不过最最让人觉得厉害(hài )的是,在那里(lǐ )很多()中国人都(dōu )是用英语交流(liú )的。你说你要(yào )练(liàn )英文的话你(nǐ )和()新西兰人去()(qù )练啊,你两个中国人有什么东西不得不用英语来说的?
到今年我()发现转眼已()经四年过去,而在序言里我也没有什么好说的,因为要说的都在正()文里,只是四年来不管至今还是喜欢我的,或者痛恨我的,我觉得都很不(bú )容易()。四年的(de )执著是很大的(de )执著,尤其是(shì )痛恨一个人四(sì )年我觉得比()喜(xǐ )欢一个()人四年更加厉害。喜欢只是一种惯性,痛恨却需要不断地鞭策自己()才行。无论怎()么样,我都谢谢大家能够与我一起安静或者飞驰。
而我所惊奇的是()那帮家伙,什么极速超速超极速的,居然能不搞混淆车队的(de )名字,认准自(zì )己的()老大。
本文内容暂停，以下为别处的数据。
Cascade::~Cascade()
{
    if (n_ == 0)
        return;
    DeviceGuard g(cfg_.device);
    if (stream_)
        cudaStreamSynchronize(stream_);
    if (deep_stream_) cudaStreamSynchronize(deep_stream_);
    if (psd_stream_) cudaStreamSynchronize(psd_stream_);
// ... 65 lines not shown
    std::vector<float> win(n);
    if (cfg.window == SSPSD_WINDOW_RECT) {
        std::fill(win.begin(), win.end(), 1.0f);
        win_ = {1.0f, 1.0f, 0};
    } else {
        const float pi = 3.14159265358979323846f;
        float df = pi / (float)n;
        for (uint32_t i = 0; i < n; ++i) {
            float s = sinf(df * (float)i);
            win[i] = s * s;
        }
        win_ = {0.25f, 1.5f, n / 2};
    }
    hop_ = n - win_.overlap;
    drain_ = sspsd_hbf_drain[cfg.hbf];
    int halo = decim_halo(cfg.hbf);
    hb_ = std::max<int>((int)win_.overlap, halo);
    hb_ = (hb_ + 7) & ~7;

    SSPSD_CUDA(cudaDeviceGetAttribute(&num_sms_, cudaDevAttrMultiProcessorCount, cfg.device));
    if (cfg.stream) {
        stream_ = (cudaStream_t)cfg.stream;
    } else {
        SSPSD_CUDA(cudaStreamCreateWithFlags(&stream_, cudaStreamNonBlocking));
        own_stream_ = true;
    }
    SSPSD_CUDA(cudaStreamCreateWithFlags(&copy_stream_, cudaStreamNonBlocking));
    const char* ov = getenv("SSPSD_OVERLAP");
    deep_from_ = ov ? (size_t)atoi(ov) : 1;
    if (max_stages_ > 1 && deep_from_ > 0 && !one_stream_) {
        int lo_prio = 0, hi_prio = 0;
        SSPSD_CUDA(cudaDeviceGetStreamPriorityRange(&lo_prio, &hi_prio));
        SSPSD_CUDA(cudaStreamCreateWithPriority(&deep_stream_, cudaStreamNonBlocking, hi_prio));
        SSPSD_CUDA(cudaEventCreateWithFlags(&ev_stage0_, cudaEventDisableTiming));
        SSPSD_CUDA(cudaEventCreateWithFlags(&ev_deep_, cudaEventDisableTiming));
        const char* ps = getenv("SSPSD_PSD_STREAM");
        if (!ps || atoi(ps) != 0) {
            SSPSD_CUDA(cudaStreamCreateWithPriority(&psd_stream_, cudaStreamNonBlocking, hi_prio));
            SSPSD_CUDA(cudaEventCreateWithFlags(&ev_psd_join_, cudaEventDisableTiming));
        }
    }
    for (int i = 0; i < 2; ++i) {
        SSPSD_CUDA(cudaEventCreateWithFlags(&ev_copied_[i], cudaEventDisableTiming));
        SSPSD_CUDA(cudaEventCreateWithFlags(&ev_free_[i], cudaEventDisableTiming));
        SSPSD_CUDA(cudaEventCreateWithFlags(&ev_stage_[i], cudaEventDisableTiming));
    }
    int rc = upload_taps_once(cfg.device);
    if (rc) return rc;
    defer_ = cfg_.deep_defer ? cfg_.deep_defer : (1ull << 26);
    if (const char* e = getenv("SSPSD_DEFER")) defer_ = strtoull(e, nullptr, 0);
    k2_variant_ = k2_variant_from_env();
    {
        const char* e = getenv("SSPSD_K3");
        std::string m = e ? e : "tma960";
        k3_variant_ = m == "tiled" ? 0 : m == "tma960" ? 1 : m == "tma640" ? 2 : m == "async640" ? 4 : m == "pf960" ? 5 :
                      m == "pf640" ? 6 : m == "tma768" ? 7 : 3;
    }
    rc = prepare_stage((int)log2n_, k2_variant_ >= 1, (int)hop_, &tmax_, &nt_);
    if (rc) return rc;

    const uint32_t m = n / 2;
    std::vector<float2> twM(m), twN(m);
    for (uint32_t k = 0; k < m; ++k) {
        double a = -2.0 * M_PI * (double)k / (double)m;
        twM[k] = make_float2((float)std::cos(a), (float)std::sin(a));
        double b = -2.0 * M_PI * (double)k / (double)n;
        twN[k] = make_float2((float)std::cos(b), (float)std::sin(b));
    }
    acc_stride_ = (m + 1 + 63) & ~63u;
    SSPSD_CUDA(cudaMalloc(&d_win_, n * sizeof(float)));
    SSPSD_CUDA(cudaMalloc(&d_twM_, m * sizeof(float2)));
    SSPSD_CUDA(cudaMalloc(&d_twN_, m * sizeof(float2)));
    SSPSD_CUDA(cudaMalloc(&d_acc_, (size_t)SSPSD_MAX_STAGES * acc_stride_ * sizeof(float)));
    SSPSD_CUDA(cudaMemcpyAsync(d_win_, win.data(), n * sizeof(float), cudaMemcpyHostToDevice, stream_));
    SSPSD_CUDA(cudaMemcpyAsync(d_twM_, twM.data(), m * sizeof(float2), cudaMemcpyHostToDevice, stream_));
    SSPSD_CUDA(cudaMemcpyAsync(d_twN_, twN.data(), m * sizeof(float2), cudaMemcpyHostToDevice, stream_));
    SSPSD_CUDA(cudaMemsetAsync(d_acc_, 0, (size_t)SSPSD_MAX_STAGES * acc_stride_ * sizeof(float), stream_));
    SSPSD_CUDA(cudaMallocHost(&h_acc_, (size_t)SSPSD_MAX_STAGES * acc_stride_ * sizeof(float)));
    SSPSD_CUDA(cudaStreamSynchronize(stream_));
    stages_.reserve(SSPSD_MAX_STAGES);
    n_ = n;
    return SSPSD_OK;
}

结(jié )果是老夏接过(guò )阿超给的SHOEI的头(tóu )盔,和那家伙(huǒ )飙车,而()胜利的过程()是,那家伙起步想玩个翘头,好让老夏大开眼界,结果没有热胎,侧滑()出去被车压()到腿,送医院急救,躺了一()个多月。老夏因为怕熄火,所以慢慢起步,却()得到五百块钱。当天当场的一共三个(gè )车队,阿超那(nà )个叫急速车队(duì ),还有一()个叫(jiào )超速车队,另(lìng )一个叫极速车(chē )队。而这个地方一共有六个()车队,还有三()个分别是神速车队,速男车队,超极速车队。事实真相是,这帮都是没()文化的流氓(),这点从他们取的车队的名字可以看出。这帮流氓本来忙着打架跳()舞,后来不知怎么喜欢(huān )上飙车,于是(shì )帮派变成车队(duì ),买车飙车,赢钱改车,改()(gǎi )车再飙车,直(zhí )到一天遇见绞肉机为止。 -
我有一次做什么节目的()时候,别人请()来了一堆学有成果的专家,他们知道我退学以后痛心疾首地告诉()我:韩寒,你()不能停止学习啊,这样会毁了你啊。过高的文凭其实已经毁了他们(),而学(xué )历越高的人往(wǎng )往思维越僵。因为谁告诉他(tā )们我已经停止(zhǐ )学习了()?我只(zhī )是不在学校学习而已。我在外面学习得挺好的,每天不知()不觉就学习()了解到很多东西。比如做那个节目的当天我就学习了解到,往往学()历越高越笨()得打结这个常识。
年少的时候常常想能开一辆敞篷车又带着自己()喜(xǐ )欢的人在满是(shì )落叶的山路上(shàng )慢慢,可是现(xiàn )在我发现这是(shì )很难的()。因为(wéi )首先开着敞篷车的时候旁边没有自己喜欢的姑娘,而有自()己喜欢的姑()娘在边上的时候又没开敞篷车,有敞篷的车和自己喜欢的姑娘的()时候偏偏又()只能被堵车在城里。然后随着时间过去,这样的冲动也越来越少,不()(bú )像上学的时候(hòu ),觉得可以为(wéi )一个姑娘付出(chū )一切——对了(le ),甚至还有生()(shēng )命。
我喜欢车有一个很重要的原因是赛车这个东西快就是快,慢()就是慢,不像()所谓的文艺圈,说人的欣赏水平不一样,所以不分好坏。其实文学这()个东西好坏()一看就能知道,我认识的一些人遣词造句都还停留在未(wèi )成年人()阶段,愣说是一种风(fēng )格也没有办法(fǎ )。
这段时间每(měi )隔两天的半夜(yè )我都要()去一个理发店洗头,之前我决定洗遍附近每一家店,两个多月后我()发现给我洗()头的小姐都非常小心翼翼安于本分,后来终于知道原来因为我每()次换一家洗()头店,所以圈内盛传我是市公安局派来监督的。于是(shì )我改变战略(),专门到一家店(diàn )里洗头,而且(qiě )专门只找同一(yī )个小姐,终于(yú )消除了影响。
尤()其是从国外回来的中国学生,听他们说话时,我作为一个中国人,还()是连杀了同()胞的心都有。所以只能说:你不是有钱吗?有钱干嘛不去英国?也不()是一样去新()西兰这样的穷国家?